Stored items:
=======

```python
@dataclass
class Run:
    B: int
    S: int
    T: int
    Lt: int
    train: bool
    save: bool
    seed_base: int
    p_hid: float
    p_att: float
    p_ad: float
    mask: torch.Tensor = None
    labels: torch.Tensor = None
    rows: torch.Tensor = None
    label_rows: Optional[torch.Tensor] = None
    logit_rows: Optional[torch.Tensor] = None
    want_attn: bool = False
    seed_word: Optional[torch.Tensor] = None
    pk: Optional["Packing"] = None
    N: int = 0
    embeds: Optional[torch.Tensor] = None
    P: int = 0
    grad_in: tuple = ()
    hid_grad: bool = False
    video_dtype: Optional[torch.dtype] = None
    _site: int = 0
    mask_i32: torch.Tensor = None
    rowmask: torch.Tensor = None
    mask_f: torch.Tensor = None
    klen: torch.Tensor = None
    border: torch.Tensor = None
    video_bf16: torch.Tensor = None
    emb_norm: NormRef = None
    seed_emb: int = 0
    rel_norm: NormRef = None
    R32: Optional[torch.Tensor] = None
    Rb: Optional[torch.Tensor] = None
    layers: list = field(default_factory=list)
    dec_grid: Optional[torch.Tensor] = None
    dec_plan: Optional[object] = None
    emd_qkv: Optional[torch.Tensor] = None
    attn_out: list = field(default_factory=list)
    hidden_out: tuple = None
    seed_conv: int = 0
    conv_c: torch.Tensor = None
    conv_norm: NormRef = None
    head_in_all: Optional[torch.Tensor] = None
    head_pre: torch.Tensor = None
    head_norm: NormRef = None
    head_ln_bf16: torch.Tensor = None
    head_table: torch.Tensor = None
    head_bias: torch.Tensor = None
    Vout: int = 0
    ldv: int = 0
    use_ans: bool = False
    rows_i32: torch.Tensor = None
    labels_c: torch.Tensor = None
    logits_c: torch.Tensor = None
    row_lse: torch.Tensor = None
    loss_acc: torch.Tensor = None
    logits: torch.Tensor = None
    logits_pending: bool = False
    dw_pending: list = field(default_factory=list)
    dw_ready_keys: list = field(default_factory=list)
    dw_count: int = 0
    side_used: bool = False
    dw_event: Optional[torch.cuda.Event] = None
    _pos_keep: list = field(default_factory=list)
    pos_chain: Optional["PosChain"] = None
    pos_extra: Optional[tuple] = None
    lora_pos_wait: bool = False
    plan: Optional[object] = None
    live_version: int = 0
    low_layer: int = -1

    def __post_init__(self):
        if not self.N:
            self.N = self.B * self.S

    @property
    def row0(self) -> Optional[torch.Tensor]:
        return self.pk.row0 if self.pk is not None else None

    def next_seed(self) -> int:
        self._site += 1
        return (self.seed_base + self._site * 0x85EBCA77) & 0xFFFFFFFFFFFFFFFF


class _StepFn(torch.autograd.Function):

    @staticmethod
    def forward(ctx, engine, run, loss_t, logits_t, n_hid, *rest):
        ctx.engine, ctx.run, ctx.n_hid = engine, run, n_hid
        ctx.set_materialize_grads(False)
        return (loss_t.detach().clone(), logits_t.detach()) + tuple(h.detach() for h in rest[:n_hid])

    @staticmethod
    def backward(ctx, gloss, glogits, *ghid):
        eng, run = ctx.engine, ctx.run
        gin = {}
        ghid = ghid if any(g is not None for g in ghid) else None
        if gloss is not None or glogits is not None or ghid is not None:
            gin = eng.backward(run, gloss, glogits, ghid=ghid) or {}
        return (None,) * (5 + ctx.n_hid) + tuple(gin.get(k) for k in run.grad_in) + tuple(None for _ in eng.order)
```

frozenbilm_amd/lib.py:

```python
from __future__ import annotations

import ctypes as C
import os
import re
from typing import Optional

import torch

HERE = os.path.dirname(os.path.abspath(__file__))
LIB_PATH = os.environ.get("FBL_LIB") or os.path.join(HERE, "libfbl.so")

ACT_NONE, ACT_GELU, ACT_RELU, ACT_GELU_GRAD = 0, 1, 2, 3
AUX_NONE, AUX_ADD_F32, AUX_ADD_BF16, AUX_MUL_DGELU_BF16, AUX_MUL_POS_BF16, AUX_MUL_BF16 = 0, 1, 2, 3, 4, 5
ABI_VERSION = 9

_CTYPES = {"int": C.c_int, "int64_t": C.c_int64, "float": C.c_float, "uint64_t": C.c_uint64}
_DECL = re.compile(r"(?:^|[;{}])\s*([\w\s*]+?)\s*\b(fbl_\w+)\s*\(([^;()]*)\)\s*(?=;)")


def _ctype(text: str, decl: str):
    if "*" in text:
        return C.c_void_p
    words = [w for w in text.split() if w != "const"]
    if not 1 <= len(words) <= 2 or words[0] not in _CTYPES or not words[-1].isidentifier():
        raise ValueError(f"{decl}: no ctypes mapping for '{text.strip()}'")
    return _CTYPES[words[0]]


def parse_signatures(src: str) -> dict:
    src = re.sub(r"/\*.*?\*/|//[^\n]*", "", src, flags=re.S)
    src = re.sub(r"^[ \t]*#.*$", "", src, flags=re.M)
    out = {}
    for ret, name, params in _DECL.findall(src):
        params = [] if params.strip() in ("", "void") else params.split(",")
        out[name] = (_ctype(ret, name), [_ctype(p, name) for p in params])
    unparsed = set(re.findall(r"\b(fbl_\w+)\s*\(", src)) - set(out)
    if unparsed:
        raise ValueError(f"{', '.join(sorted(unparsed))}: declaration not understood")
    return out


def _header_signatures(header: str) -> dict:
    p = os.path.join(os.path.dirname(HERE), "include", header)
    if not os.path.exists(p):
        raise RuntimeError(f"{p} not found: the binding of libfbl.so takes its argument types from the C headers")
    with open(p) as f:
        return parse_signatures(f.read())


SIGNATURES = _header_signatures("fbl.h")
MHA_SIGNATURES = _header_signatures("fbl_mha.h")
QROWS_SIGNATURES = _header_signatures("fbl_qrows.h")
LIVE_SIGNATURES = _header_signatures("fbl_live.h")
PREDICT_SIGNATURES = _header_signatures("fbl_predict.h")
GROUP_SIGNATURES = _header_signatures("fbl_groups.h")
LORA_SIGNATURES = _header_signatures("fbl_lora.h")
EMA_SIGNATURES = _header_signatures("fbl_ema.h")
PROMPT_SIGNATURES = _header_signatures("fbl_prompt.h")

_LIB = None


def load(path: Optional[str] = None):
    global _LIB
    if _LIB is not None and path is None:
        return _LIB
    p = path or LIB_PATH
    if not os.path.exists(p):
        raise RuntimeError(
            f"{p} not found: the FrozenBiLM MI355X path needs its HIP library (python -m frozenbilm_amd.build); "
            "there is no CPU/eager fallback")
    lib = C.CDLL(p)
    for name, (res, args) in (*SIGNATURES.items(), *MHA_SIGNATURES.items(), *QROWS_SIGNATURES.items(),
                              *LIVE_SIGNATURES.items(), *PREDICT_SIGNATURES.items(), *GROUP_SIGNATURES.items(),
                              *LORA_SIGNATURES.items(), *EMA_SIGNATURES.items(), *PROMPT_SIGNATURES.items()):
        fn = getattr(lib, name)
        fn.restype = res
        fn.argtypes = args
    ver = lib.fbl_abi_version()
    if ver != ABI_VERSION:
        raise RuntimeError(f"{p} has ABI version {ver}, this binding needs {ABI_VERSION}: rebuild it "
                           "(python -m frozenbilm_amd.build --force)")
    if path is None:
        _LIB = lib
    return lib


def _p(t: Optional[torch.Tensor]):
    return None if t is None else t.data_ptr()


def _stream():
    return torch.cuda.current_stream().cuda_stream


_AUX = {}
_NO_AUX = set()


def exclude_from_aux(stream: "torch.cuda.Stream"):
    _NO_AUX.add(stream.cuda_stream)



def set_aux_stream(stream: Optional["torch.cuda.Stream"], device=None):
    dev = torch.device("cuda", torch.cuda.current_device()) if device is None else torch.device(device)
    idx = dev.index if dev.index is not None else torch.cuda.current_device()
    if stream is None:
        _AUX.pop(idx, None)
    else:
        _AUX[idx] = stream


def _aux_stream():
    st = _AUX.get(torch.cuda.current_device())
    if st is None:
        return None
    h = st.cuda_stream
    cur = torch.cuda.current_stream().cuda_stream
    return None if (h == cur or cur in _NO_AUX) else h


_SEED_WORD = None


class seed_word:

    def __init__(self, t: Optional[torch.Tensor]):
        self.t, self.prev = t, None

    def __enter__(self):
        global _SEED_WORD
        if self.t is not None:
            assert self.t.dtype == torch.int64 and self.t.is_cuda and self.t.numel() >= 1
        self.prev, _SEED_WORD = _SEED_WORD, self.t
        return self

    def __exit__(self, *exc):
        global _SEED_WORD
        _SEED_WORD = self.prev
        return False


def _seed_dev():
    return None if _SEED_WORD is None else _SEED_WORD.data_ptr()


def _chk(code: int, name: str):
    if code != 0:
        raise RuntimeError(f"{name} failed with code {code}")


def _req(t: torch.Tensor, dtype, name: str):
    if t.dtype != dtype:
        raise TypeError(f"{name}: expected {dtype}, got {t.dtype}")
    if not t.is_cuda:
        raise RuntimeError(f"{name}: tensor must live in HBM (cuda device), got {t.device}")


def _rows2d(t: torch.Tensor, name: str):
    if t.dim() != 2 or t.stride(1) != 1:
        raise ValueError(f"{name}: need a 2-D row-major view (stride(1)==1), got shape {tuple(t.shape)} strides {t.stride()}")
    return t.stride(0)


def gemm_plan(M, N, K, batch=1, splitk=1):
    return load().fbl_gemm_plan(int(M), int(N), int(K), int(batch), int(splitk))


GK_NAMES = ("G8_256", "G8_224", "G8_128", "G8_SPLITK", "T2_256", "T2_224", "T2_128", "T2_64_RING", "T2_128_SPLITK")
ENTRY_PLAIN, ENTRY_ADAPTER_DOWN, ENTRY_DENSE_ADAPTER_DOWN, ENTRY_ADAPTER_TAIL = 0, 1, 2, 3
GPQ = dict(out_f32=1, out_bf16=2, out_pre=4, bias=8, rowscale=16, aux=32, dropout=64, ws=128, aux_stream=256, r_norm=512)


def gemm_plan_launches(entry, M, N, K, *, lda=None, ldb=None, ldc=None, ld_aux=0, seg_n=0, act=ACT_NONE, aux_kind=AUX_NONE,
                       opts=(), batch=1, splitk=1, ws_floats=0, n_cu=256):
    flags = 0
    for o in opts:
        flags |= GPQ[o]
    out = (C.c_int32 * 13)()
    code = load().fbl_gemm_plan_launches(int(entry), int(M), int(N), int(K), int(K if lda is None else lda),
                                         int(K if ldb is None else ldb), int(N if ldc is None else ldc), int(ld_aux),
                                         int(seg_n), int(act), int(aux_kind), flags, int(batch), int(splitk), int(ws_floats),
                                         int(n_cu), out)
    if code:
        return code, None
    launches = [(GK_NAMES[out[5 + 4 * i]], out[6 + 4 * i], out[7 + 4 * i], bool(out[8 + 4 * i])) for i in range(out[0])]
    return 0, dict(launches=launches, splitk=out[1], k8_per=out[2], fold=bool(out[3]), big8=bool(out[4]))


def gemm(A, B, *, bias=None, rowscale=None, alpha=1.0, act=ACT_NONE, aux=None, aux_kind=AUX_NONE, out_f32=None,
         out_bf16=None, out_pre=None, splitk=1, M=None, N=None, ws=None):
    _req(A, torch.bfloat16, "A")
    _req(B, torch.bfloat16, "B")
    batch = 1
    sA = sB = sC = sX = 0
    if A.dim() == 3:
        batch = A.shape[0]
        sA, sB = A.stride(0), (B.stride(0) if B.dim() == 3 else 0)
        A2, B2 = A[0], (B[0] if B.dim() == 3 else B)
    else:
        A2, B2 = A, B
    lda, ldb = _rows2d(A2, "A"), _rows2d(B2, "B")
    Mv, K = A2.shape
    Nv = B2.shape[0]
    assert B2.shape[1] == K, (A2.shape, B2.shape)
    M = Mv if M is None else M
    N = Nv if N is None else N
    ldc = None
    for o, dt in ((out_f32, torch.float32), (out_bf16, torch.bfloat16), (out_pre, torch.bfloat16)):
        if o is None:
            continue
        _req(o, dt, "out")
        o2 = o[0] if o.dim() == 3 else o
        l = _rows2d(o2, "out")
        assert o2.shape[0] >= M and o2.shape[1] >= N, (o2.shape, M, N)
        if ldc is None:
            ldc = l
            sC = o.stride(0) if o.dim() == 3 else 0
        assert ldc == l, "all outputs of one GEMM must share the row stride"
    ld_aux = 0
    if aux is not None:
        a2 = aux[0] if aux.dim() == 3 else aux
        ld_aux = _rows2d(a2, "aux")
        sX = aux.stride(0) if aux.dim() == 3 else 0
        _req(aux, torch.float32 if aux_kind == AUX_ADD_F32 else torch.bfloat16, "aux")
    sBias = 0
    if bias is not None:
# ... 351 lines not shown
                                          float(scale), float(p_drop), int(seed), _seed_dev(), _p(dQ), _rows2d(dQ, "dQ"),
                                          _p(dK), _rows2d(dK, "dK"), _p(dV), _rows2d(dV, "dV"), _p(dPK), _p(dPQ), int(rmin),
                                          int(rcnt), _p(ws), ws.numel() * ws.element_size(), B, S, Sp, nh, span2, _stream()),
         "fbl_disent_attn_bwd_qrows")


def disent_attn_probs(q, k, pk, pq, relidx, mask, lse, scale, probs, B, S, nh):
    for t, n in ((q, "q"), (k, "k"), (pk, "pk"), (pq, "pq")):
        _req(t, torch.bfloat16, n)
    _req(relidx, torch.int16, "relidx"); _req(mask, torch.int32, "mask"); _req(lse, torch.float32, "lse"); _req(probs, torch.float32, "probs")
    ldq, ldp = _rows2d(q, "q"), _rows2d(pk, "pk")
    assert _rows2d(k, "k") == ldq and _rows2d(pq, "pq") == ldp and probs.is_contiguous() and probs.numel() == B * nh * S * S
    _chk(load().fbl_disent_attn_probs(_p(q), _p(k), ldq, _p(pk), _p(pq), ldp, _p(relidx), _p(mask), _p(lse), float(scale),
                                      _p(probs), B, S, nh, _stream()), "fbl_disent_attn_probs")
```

=======

What is needed is every line from the data above that includes the string "assert", copied out.

            assert self.t.dtype == torch.int64 and self.t.is_cuda and self.t.numel() >= 1
    assert B2.shape[1] == K, (A2.shape, B2.shape)
        assert o2.shape[0] >= M and o2.shape[1] >= N, (o2.shape, M, N)
        assert ldc == l, "all outputs of one GEMM must share the row stride"
    assert _rows2d(k, "k") == ldq and _rows2d(pq, "pq") == ldp and probs.is_contiguous() and probs.numel() == B * nh * S * S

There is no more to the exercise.